From the posterior cornea, Fuchs' dystrophy is a bilateral, asymmetric condition that manifests most commonly among 50- to 60-year-old patients and presents as painful, recurrent corneal wounds with hazy vision. Essentially the deterioration of "pumper cells," Fuchs' dystrophy results in corneal clouding and swelling that creates painful blisters.

Initially asymptomatic, Fuchs' can threaten vision loss and necessitate a corneal transplant. A transplant patient may be a candidate for scleral lens wear, Dr. Barnett notes.

"When managing these patients with scleral lens wear, it is important to have a baseline endothelial cell count and global pachymetry in order to monitor the cornea carefully," she writes.

Wilson disease

In a broad sense, Dr. Brujic argues that eye care practitioners should espouse a holistic approach to patient care—not entrenching themselves solely in eye care—given that corneal issues can be indicative of systemic disorders. An example? Wilson disease.

Here's a genetic disease that prevents the body from removing excess copper, of which a delicate balance is necessary to maintain healthy bodily functions. Too little copper, and muscles weaken, white blood cell counts drop and anemia develops. Too much, and the buildup in the liver, brain and eyes becomes lethally poisonous. It, too, can be caught in the cornea.

"You literally see pigment in the cornea, but it's actually copper deposits in Descemet's membrane," Dr. Brujic says.
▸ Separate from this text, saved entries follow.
template <typename T, bool CONV, int BN>
__global__ __launch_bounds__(512, 2) void gemm8_kernel(const GemmP p) {
  constexpr int BM = 256, HT = 16384;
  constexpr bool N160 = BN == 160;
  static_assert(!(N160 && CONV), "the 256 x 160 tile is instantiated for Linear shapes only");
  constexpr int WH = BN / 128;
  constexpr int WGN = N160 ? 2 : BN / 64, WGM = 8 / WGN;
  constexpr int NBW = N160 ? 5 : 4;
  constexpr int WTM = BM / WGM, MB6 = WTM / 16, MH = MB6 / 2;
  constexpr int WDMA = N160 ? 3 : 2 * WH;
  constexpr int WB160 = 65536, WS160 = 24576;
  constexpr int STG = N160 ? WB160 + 2 * WS160 : (2 + WH) * 32768;
  extern __shared__ __attribute__((aligned(16))) char smem[];
  const int tid = threadIdx.x, lane = tid & 63;
  const int wave = __builtin_amdgcn_readfirstlane(tid >> 6);
  const int wr = wave >> 2;
  const int wm = wave / WGN, wc = wave % WGN;
  const uint32_t lds0 = lds_addr(smem);

  const int ntiles = p.ntm * p.ntn;
  const int nxb = gridDim.x >> 3, xcd = blockIdx.x & 7;
  const int Q = (ntiles + 7) >> 3;
  const int t_end = min(ntiles, (xcd + 1) * Q);
  const int tile0 = xcd * Q + (blockIdx.x >> 3);
  if (tile0 >= t_end) return;
  const int my_tiles = (t_end - tile0 + nxb - 1) / nxb;
  const int nkt = p.K >> 6;
  const int cpt = p.Cin >> 6;

  const int z = blockIdx.y;
  const char* Ab = p.A;
  const char* Wb = p.W;
  char* Cb = p.C;
  if (p.batch > 1) {
    Ab += (size_t)z * p.strideA * sizeof(T);
    Wb += (size_t)z * p.strideW * sizeof(T);
    Cb += (size_t)z * p.strideC * sizeof(T);
  }
  const u32x4 ra = make_srd(Ab, p.a_bytes);
  const u32x4 rw = make_srd(Wb, p.w_bytes);

  auto tile_coords = [&](int t) -> TileC {
    TileC c;
    const int tn = t % p.ntn, tm = t / p.ntn;
    c.m0 = tm * BM;
    c.n0 = tn * BN;
    c.img = 0; c.oy0 = 0; c.ox0 = 0;
    if constexpr (CONV) {
      c.img = tm / p.tpi;
      const int t2 = tm - c.img * p.tpi, tyi = t2 / p.tpr, txi = t2 - tyi * p.tpr;
      c.oy0 = tyi << 4;
      c.ox0 = txi << 4;
    }
    return c;
  };
  auto row_to_m = [&](const TileC& c, int r) -> int {
    if constexpr (CONV) return (c.img * p.Ho + c.oy0 + (r >> 4)) * p.Wo + c.ox0 + (r & 15);
    else return c.m0 + r;
  };

  const int lrow = lane >> 3;
  const int kc = (lane & 7) ^ ((((wave & 1) << 2) + (lane >> 4)) & 7);
  const unsigned limH = p.ups ? 2 * p.Hi : p.Hi, limW = p.ups ? 2 * p.Wi : p.Wi;
  const int ush = p.ups ? 1 : 0;
  int a_kt = 0, a_ti = 0;
  bool a_live = true;
  uint32_t a_v0 = 0;
  int a_m = 0, a_ix0 = 0;
  int a_iy0 = 0;
  uint32_t a_pix = 0;
  auto a_setup = [&](const TileC& c) {
    if constexpr (!CONV) {
      a_m = c.m0 + wave * 8 + lrow;
      a_v0 = (uint32_t)(((size_t)a_m * p.lda + kc * 8) * sizeof(T));
    } else {
      a_iy0 = (c.oy0 + (wave >> 1)) * p.stride - p.pad;
      a_ix0 = (c.ox0 + (wave & 1) * 8 + lrow) * p.stride - p.pad;
      a_pix = (uint32_t)c.img * (uint32_t)(p.Hi * p.Wi);
    }
  };
  auto a_advance = [&]() {
    if (++a_kt == nkt) {
      a_kt = 0;
      if (++a_ti < my_tiles) a_setup(tile_coords(tile0 + a_ti * nxb));
      else a_live = false;
    }
  };
  auto issue_a = [&](int buf) __attribute__((always_inline)) {
    int ky = 0, kx = 0, cc = 0;
    if constexpr (CONV) {
      cc = a_kt / 9;
      const int tap = a_kt - cc * 9;
      ky = tap / 3;
      kx = tap - ky * 3;
    }
#pragma unroll
    for (int h = 0; h < 2; ++h) {
      const uint32_t dst = lds0 + (uint32_t)(h * 32768 + buf * HT) + (uint32_t)wave * 1024u;
#pragma unroll
      for (int j = 0; j < 2; ++j) {
        uint32_t off;
        if constexpr (!CONV) {
          const int dr = h * 128 + j * 64;
          off = (a_m + dr < p.M && a_live) ? a_v0 + (uint32_t)dr * (uint32_t)p.lda * (uint32_t)sizeof(T) + (uint32_t)a_kt * 128u : kOOB;
        } else {
          int iy = a_iy0 + (h * 8 + j * 4) * p.stride + ky, ix = a_ix0 + kx;
          const bool ok = (unsigned)iy < limH && (unsigned)ix < limW && a_live;
          iy >>= ush;
          ix >>= ush;
          off = ok ? ((a_pix + (uint32_t)(iy * p.Wi + ix)) * (uint32_t)p.lda + (uint32_t)(cc * 64 + kc * 8)) * (uint32_t)sizeof(T) : kOOB;
        }
        dma16(ra, off, dst + j * 8192);
      }
    }
    a_advance();
  };
  int w_kt = 0, w_ti = 0;
  bool w_live = true;
  uint32_t w_v0 = 0;
  int w_n = 0;
  auto w_setup = [&](const TileC& c) {
    w_n = c.n0 + wave * 8 + lrow;
    w_v0 = (uint32_t)(((size_t)w_n * p.K + kc * 8) * sizeof(T));
  };
  auto issue_w = [&](int buf) __attribute__((always_inline)) {
    uint32_t koff = (uint32_t)w_kt * 128u;
    if constexpr (CONV) {
      const int cc = w_kt / 9, tap = w_kt - cc * 9;
      koff = (uint32_t)(tap * p.Cin + cc * 64) * (uint32_t)sizeof(T);
    }
    if constexpr (N160) {
      const uint32_t dst = lds0 + (uint32_t)(WB160 + buf * WS160) + (uint32_t)wave * 1024u;
#pragma unroll
      for (int j = 0; j < 3; ++j) {
        const uint32_t off = w_v0 + (uint32_t)(j * 64) * (uint32_t)p.K * (uint32_t)sizeof(T) + koff;
        const bool ok = w_live && (j < 2 || wave < 4);
        dma16(rw, ok ? off : kOOB, dst + j * 8192);
      }
    }
#pragma unroll
    for (int h = 0; h < (N160 ? 0 : WH); ++h) {
      const uint32_t dst = lds0 + (uint32_t)((2 + h) * 32768 + buf * HT) + (uint32_t)wave * 1024u;
#pragma unroll
      for (int j = 0; j < 2; ++j) {
        const uint32_t off = w_v0 + (uint32_t)(h * 128 + j * 64) * (uint32_t)p.K * (uint32_t)sizeof(T) + koff;
        bool ok = w_live;
        if constexpr (BN == 128) ok = ok && (w_n + j * 64 < p.N);
        dma16(rw, ok ? off : kOOB, dst + j * 8192);
      }
    }
    if (++w_kt == nkt) {
      w_kt = 0;
      if (++w_ti < my_tiles) {
        if (p.ntn > 1) w_setup(tile_coords(tile0 + w_ti * nxb));
      } else w_live = false;
    }
  };

  uint32_t ab0, ab1, wb0, wb1;
  {
    const int l15 = lane & 15, l4 = lane >> 4;
    const uint32_t fb = (uint32_t)(l15 * 128 + ((l4 ^ (l15 >> 1)) << 4));
    ab0 = (uint32_t)(wr * 32768 + (wm % (WGM / 2)) * WTM * 128) + fb;
    ab1 = ab0 ^ 64u;
    if constexpr (N160) wb0 = (uint32_t)(WB160 + wc * 80 * 128) + fb;
    else wb0 = (uint32_t)((2 + (wc >> 1)) * 32768 + (wc & 1) * 64 * 128) + fb;
    wb1 = wb0 ^ 64u;
  }
  const uint32_t wbase160 = wb0;

  f32x4 acc6[MB6][NBW];
  typename Tr<T>::v8 fa[MH][2], fw0[2][2], fw1[2][2], fw4[2];
  auto zero6 = [&]() __attribute__((always_inline)) {
#pragma unroll
    for (int i = 0; i < MB6; ++i)
#pragma unroll
      for (int j = 0; j < NBW; ++j) acc6[i][j] = f32x4{0.f, 0.f, 0.f, 0.f};
  };
  auto bar = [&]() __attribute__((always_inline)) {
    __builtin_amdgcn_sched_barrier(0);
    __builtin_amdgcn_s_barrier();
    asm volatile("" ::: "memory");
    __builtin_amdgcn_sched_barrier(0);
  };
  auto lgkm0 = [&]() __attribute__((always_inline)) {
    asm volatile("s_waitcnt lgkmcnt(0)" ::: "memory");
    __builtin_amdgcn_sched_barrier(0);
// ... 145 lines not shown
      if (p.gn_partial) {
        const int cp = lane & 31, rh = lane >> 5;
#pragma unroll
        for (int t = 0; t < 16; ++t) {
          const int r = rh * 16 + t;
          const uint32_t w2 = *(const uint32_t*)(stg + r * 128 + (((cp >> 2) ^ (r & 7)) << 4) + (cp & 3) * 4);
          typename Tr<T>::v4 pr = __builtin_bit_cast(typename Tr<T>::v4, i32x2{(int)w2, 0});
          const float a0 = (float)pr[0], a1 = (float)pr[1];
          gs0 += a0; gq0 += a0 * a0;
          gs1 += a1; gq1 += a1 * a1;
        }
      }
      const int c16 = lane & 7;
#pragma unroll
      for (int t = 0; t < 4; ++t) {
        const int r = (lane >> 3) + 8 * t;
        const int m2 = row_to_m(c, wm * WTM + i * 32 + r);
        const i32x4 val = *(const i32x4*)(stg + r * 128 + ((c16 ^ (r & 7)) << 4));
        if (m2 < p.M)
          *(i32x4*)(Cb + ((size_t)m2 * p.ldc + c.n0 + wc * 64 + c16 * 8) * sizeof(T)) = val;
      }
    }
    if (p.gn_partial) {
      float s2 = gs0 + gs1, q2 = gq0 + gq1;
      s2 += __shfl_xor(s2, 32, 64);
      q2 += __shfl_xor(q2, 32, 64);
      const int cpg = p.N / p.gn_groups, ppg = cpg >> 1;
      for (int o = 1; o < ppg; o <<= 1) {
        s2 += __shfl_xor(s2, o, 64);
        q2 += __shfl_xor(q2, o, 64);
      }
      const int cp = lane & 31;
      if (lane < 32 && (cp & (ppg - 1)) == 0) {
        const int tm = tile_id / p.ntn;
        const int chunk = (tm - c.img * p.tpi) * WGM + wm;
        const int grp = (c.n0 + wc * 64 + 2 * cp) / cpg;
        float* o2 = p.gn_partial + (((size_t)c.img * p.gn_chunks + chunk) * p.gn_groups + grp) * 2;
        o2[0] = s2;
        o2[1] = q2;
      }
    }
  };

  TileC ct = tile_coords(tile0);
  a_setup(ct);
  w_setup(ct);
  issue_w(0);
  issue_a(0);
  issue_w(1);
  wait_vm<WDMA>();
  bar();
  if (wr == 1) bar();
  zero6();
  int kt = 0, ti = 0, buf = 0;
  const int total = my_tiles * nkt;
#pragma unroll 1
  for (int g = 0; g < total; ++g) {
    read_a(0);
    read_w(fw0, 0);
    read_w(fw1, 1);
    if constexpr (N160) read_w4();
    issue_a(buf ^ 1);
    lgkm0();
    bar();
    __builtin_amdgcn_s_setprio(1);
    mfmas(0, 0, fw0);
    mfmas(0, 1, fw1);
    if constexpr (N160) mfmas4(0);
// ... 54 lines not shown
    (void)hipFuncSetAttribute((const void*)kfn, hipFuncAttributeMaxDynamicSharedMemorySize, (int)lds);
    hipLaunchKernelGGL(kfn, grid, dim3(512), lds, st, q);
  } else if constexpr (BN != 160) {
    auto kfn = gemm8_kernel<T, true, BN>;
    (void)hipFuncSetAttribute((const void*)kfn, hipFuncAttributeMaxDynamicSharedMemorySize, (int)lds);
    hipLaunchKernelGGL(kfn, grid, dim3(512), lds, st, q);
  } else {
    return DFW_ESHAPE;
  }
  DFW_CHECK_LAUNCH();
  return 0;
}

bool gemm8_eligible(const GemmP& p, int bn) {
  if (!cfg().k8 || p.out_mode != DFW_OUT_T || p.res_f32) return false;
  if ((p.K % 64) != 0 || (p.Cin % 64) != 0 || p.K / 64 < 2) return false;
  if (bn == 256) return (p.N % 256) == 0;
  return bn == 128 && (p.N % 64) == 0 && cfg().k8 >= 2;
}
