# hulu/statsd-router

Hardware: AMD Instinct MI355X
Metric: M metrics/s parsed+hashed, device-resident (GiB/s and HBM roofline alongside) (higher is better)
Workload: dtype u64

## Files before the change

### statsd-router_amd/csrc/route_kernel.hpp

```cpp
#pragma once

#include <hip/hip_runtime.h>
#include <stdint.h>

#include "../../include/sr_route.h"

namespace srk {

constexpr int kBlock = 256;
constexpr int kLaneBytes = 64;
constexpr int kTile = kBlock * kLaneBytes;
constexpr int kOverlay = 16;
constexpr int kNone = 0x1FFFF;
constexpr int kSpinBudget = 1 << 14;
constexpr uint32_t kFlagAgg = 1u, kFlagIncl = 2u;
constexpr uint16_t kRoutePending = 0xFFFCu;
constexpr uint32_t kRouteDefer = 0xFFFBu;
constexpr uint64_t K = 65599ull;
constexpr int kPowLo = 64, kPowHi = 24;
constexpr int kPowInv = 4;

enum : unsigned {
    KV_UNIFORM = 0,
    KV_SEGMENTS = 1u << 22,
    KV_CHUNKS = 1u << 23,
    KV_ALIVE = 1u << 28,
    KV_PICKS = 1u << 29,
    KV_DEFER1 = 1u << 31,
    KV_DEAD1 = 1u << 27,
    KV_HIST1 = 1u << 20,
};
enum : unsigned {
    ABL_NONE = 0,
    ABL_NO_LOOKBACK = 1u << 0,
    ABL_NO_LINES = 1u << 1,
    ABL_NO_PROLOGUE = 1u << 2,
    ABL_LOAD_ONLY = 1u << 4,
    ABL_STAMPS = 1u << 5,
    ABL_NO_HASH = 1u << 8,
    ABL_FAKE_BASE = 1u << 12,
    ABL_NO_MID_BASE = 1u << 21,
};
enum : unsigned { CH_ABL_NO_U = 1u << 24, CH_ABL_NO_SUF = 1u << 25, CH_ABL_NO_EMIT = 1u << 26 };

constexpr unsigned kKvBits = KV_SEGMENTS | KV_CHUNKS | KV_ALIVE | KV_PICKS | KV_DEFER1 | KV_DEAD1 | KV_HIST1;
constexpr unsigned kAblBits = ABL_NO_LOOKBACK | ABL_NO_LINES | ABL_NO_PROLOGUE | ABL_LOAD_ONLY | ABL_STAMPS |
                              ABL_NO_HASH | ABL_FAKE_BASE | ABL_NO_MID_BASE;
constexpr unsigned kChAblBits = CH_ABL_NO_U | CH_ABL_NO_SUF | CH_ABL_NO_EMIT;
static_assert((kKvBits & kAblBits) == 0 && (kKvBits & kChAblBits) == 0 && (kAblBits & kChAblBits) == 0,
              "the three groups of variant flags are disjoint");
static_assert(__builtin_popcount(kKvBits) == 7 && __builtin_popcount(kAblBits) == 8 && __builtin_popcount(kChAblBits) == 3,
              "no two variant flags share a bit (one bit per flag listed above)");

template <unsigned ABL>
constexpr bool kCountsHist = (ABL & KV_ALIVE) != 0 || ((ABL & KV_DEAD1) != 0 && (ABL & KV_HIST1) != 0);

constexpr uint64_t ipow(uint64_t b, unsigned e) {
    uint64_t r = 1;
    while (e) {
        if (e & 1) r *= b;
        b *= b;
        e >>= 1;
    }
    return r;
}
constexpr uint64_t inv_odd(uint64_t a) {
    uint64_t x = a;
    for (int i = 0; i < 6; ++i) x *= 2 - a * x;
    return x;
}
constexpr uint64_t kK16 = ipow(K, 16), kK32 = ipow(K, 32), kK48 = ipow(K, 48), kK64 = ipow(K, 64);
constexpr uint64_t kK4096 = ipow(K, 4096);
constexpr uint64_t kK4 = ipow(K, 4);
constexpr int32_t kK2lo = (int32_t)(K * K - (1ull << 32));
static_assert(K * K == (1ull << 32) + 0x7E0F81ull, "K^2 split");
constexpr uint64_t kKinv = inv_odd(K);
static_assert(K * kKinv == 1ull, "K inverse");

struct Magic {
    uint64_t m;
    uint32_t shift;
    uint32_t kind;
};

struct PendingLine {
    uint32_t rec;
    uint32_t batch;
    uint64_t hash;
};

struct Control {
    uint32_t epoch;
    uint32_t pad1;
    uint32_t pending;
    uint32_t pad0[29];
    uint32_t done[8][32];
    uint64_t scan_xcc[32];
    uint32_t layout[8][32];
};

constexpr int kMaxBatches = 32;
constexpr int kHistKeys = 17;
constexpr int kPerClass = 8;
struct BatchDesc {
    const uint8_t *bytes;
    sr_record *recs;
    uint64_t *hashes;
    uint64_t *n_out;
    uint32_t nbytes;
    uint32_t max_records;
    uint32_t tile0;
    uint32_t ntiles;
    uint32_t sbase;
    uint32_t cls;
    uint32_t pad;
    uint64_t *probed_dead;
    uint64_t *dhash;
};
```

Called Kayser-Fleischer rings, the pigmentation appears as a rusty-brown ring around the edge of the iris and rim of the cornea. The National Institutes of Health notes Kayser-Fleischer rings are often indicative of nervous system damage resulting from Wilson disease, while the rings are only present in upward of 66% of those with liver damage alone.

True, such disease and manifestations may be rare, but in each case early detection can be critical not only for improving a patient's quality of life, but also for improving their outlook.